Trotzdem suche ich etwas, um die Fläche ansehnlicher zu gestalten. Pflanztaschen wäre eine Möglichkeit, aber mir schwebt sowas wie ein Unterwasser-__ Bodendecker vor. Frage an die Pflanzenexperten: gibt es so etwas überhaupt?
Würde mich über eine schnelle Antwort freuen, da ich sozusagen in den letzten Zügen liege (was die Teicharbeit angeht).

Helmut


----------



## Susan (9. Apr. 2010)

*AW:  Bodendecker unter Wasser?*

Ich bin kein Pflanzenexperte...ich habe __ Quellmoos mit einem Stein fixiert und im Teich liegen. Mir gefällt es und es ist auch im Winter grün.


----------



## sister_in_act (9. Apr. 2010)

*AW:  Bodendecker unter Wasser?*

ich habe in einer teichecke, flachwasser, wasservergißmeinicht. es ist selbst  diesen winter unter und im eis grün gewesen. ( im frosche-__ kröten thread siehst du bilder davon.)
ebenso im flachwasser habe ich __ wasserfenchel, der allerdings bis45 cm hoch wird, aber sich ausbreitet.
sind jetzt keine unterwasserpflanzen aber bedecken wasserfläche und erstere ist leicht im zaum zu halten und sehen schön aus.

gruß ulla


----------



## Majaberlin (9. Apr. 2010)

*AW:  Bodendecker unter Wasser?*

Bodendecker in der ganz obersten Flachwasserzone mag es ja vielleicht noch geben, aber je tiefer es wird, desto unwahrscheinlicher wird es, dass es da noch Bodendecker für gibt.


----------



## Silberorfe (9. Apr. 2010)

*AW:  Bodendecker unter Wasser?*

ich habe mir jetzt erstmal eine Böschungsmatte mit Pflanztaschen dahin gepackt, dann kann ich mir mit der Bepflanzung noch was Zeit lassen.

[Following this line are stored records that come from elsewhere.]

template <int AMAX>
__global__ void __launch_bounds__(256) k_head_bwd(int B, i64 sstride, int hidden, int A, int dueling, const float *dq,
                                                   const float *__restrict__ h1, const float *__restrict__ v2w, const float *__restrict__ a2w,
                                                   float *__restrict__ dh1, float *__restrict__ dh1t , float *__restrict__ g_bf,
                                                   float *__restrict__ g_v2w, float *__restrict__ g_v2b, float *__restrict__ g_a2w, float *__restrict__ g_a2b,
                                                   srlx::TdArgs td, int with_td) {
    extern __shared__ __attribute__((aligned(16))) float sm[];
    float *dv = sm, *da = sm + B, *part = sm + B + B * A;
    if (with_td) {
        float *sdq = part + (3 + AMAX) * 256;
        int off = B + 2 * B * A + (3 + AMAX) * 256;
        off += off & 1;
        double *red = reinterpret_cast<double *>(sm + off);
        const int t = threadIdx.x;
        const double la = srlx::td_rows(td, t, 256, sdq, blockIdx.x == 0);
        if (blockIdx.x == 0) {
            red[t] = la;
            __syncthreads();
            for (int s = 128; s > 0; s >>= 1) {
                if (t < s) red[t] += red[t + s];
                __syncthreads();
            }
            if (t == 0) td.loss[0] = (float)(red[0] / (double)td.B);
        }
        __syncthreads();
        dq = sdq;
    }
    for (int b = threadIdx.x; b < B; b += blockDim.x) {
        float s = 0.f;
        for (int j = 0; j < A; j++) s += dq[b * A + j];
        dv[b] = s;
        for (int j = 0; j < A; j++) da[b * A + j] = dueling == 0 ? dq[b * A + j] - s / (float)A : dq[b * A + j];
    }
    __syncthreads();
    const int ul = threadIdx.x & 63, slice = threadIdx.x >> 6;
    const int u = blockIdx.x * 64 + ul;
    const int N1 = 2 * hidden;
    float gv = 0.f, gbv = 0.f, gba = 0.f, ga[AMAX];
#pragma unroll
    for (int j = 0; j < AMAX; j++) ga[j] = 0.f;
    if (u < hidden) {
        const float wv = v2w[u];
        float wa[AMAX];
#pragma unroll
        for (int j = 0; j < AMAX; j++) wa[j] = j < A ? a2w[j * hidden + u] : 0.f;
#pragma unroll 8
        for (int b = slice; b < B; b += 4) {
            const float hv = h1[(i64)b * sstride * N1 + u], ha = h1[(i64)b * sstride * N1 + hidden + u];
            gv += dv[b] * hv;
            float s = 0.f;
#pragma unroll
            for (int j = 0; j < AMAX; j++)
                if (j < A) {
                    ga[j] += da[b * A + j] * ha;
                    s += da[b * A + j] * wa[j];
                }
            const float dhv = hv > 0.f ? dv[b] * wv : 0.f, dha = ha > 0.f ? s : 0.f;
            dh1[(i64)b * N1 + u] = dhv;
            dh1[(i64)b * N1 + hidden + u] = dha;
            if (dh1t) dh1t[u * 32 + b] = dhv, dh1t[(hidden + u) * 32 + b] = dha;
            gbv += dhv;
            gba += dha;
        }
        if (dh1t)
            for (int b = slice; b < 32; b += 4)
                if (b >= B) dh1t[u * 32 + b] = 0.f, dh1t[(hidden + u) * 32 + b] = 0.f;
    }
    part[0 * 256 + threadIdx.x] = gv;
    part[1 * 256 + threadIdx.x] = gbv;
    part[2 * 256 + threadIdx.x] = gba;
#pragma unroll
    for (int j = 0; j < AMAX; j++)
        if (j < A) part[(3 + j) * 256 + threadIdx.x] = ga[j];
    __syncthreads();
    if (slice == 0 && u < hidden) {
        auto sum4 = [&](int row) { return ((part[row * 256 + ul] + part[row * 256 + 64 + ul]) + part[row * 256 + 128 + ul]) + part[row * 256 + 192 + ul]; };
        g_v2w[u] = sum4(0);
        g_bf[u] = sum4(1);
        g_bf[hidden + u] = sum4(2);
#pragma unroll
        for (int j = 0; j < AMAX; j++)
            if (j < A) g_a2w[j * hidden + u] = sum4(3 + j);
    }
    if (blockIdx.x == 0 && threadIdx.x <= A) {
        float s = 0.f;
        if (threadIdx.x == A) {
            for (int b = 0; b < B; b++) s += dv[b];
            g_v2b[0] = s;
        } else {
            for (int b = 0; b < B; b++) s += da[b * A + threadIdx.x];
            g_a2b[threadIdx.x] = s;
        }
    }
}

Muss ich ja wahrscheinlich sowieso, damit das Wasser erstmal wieder "normal" werden kann. Bin weiterhin an Pflanzentipps für diesen Bereich sehr interessiert

Helmut


----------



## Nymphaion (11. Apr. 2010)

*AW:  Bodendecker unter Wasser?*

Hallo, 

Eleocharis acicularis bildet eine Art Unterwasserrasen bis in Tiefen von etwa einem Meter. Allerdings verdrängt es keine anderen Arten, ist also in der Hinsicht kein echter Bodendecker.


----------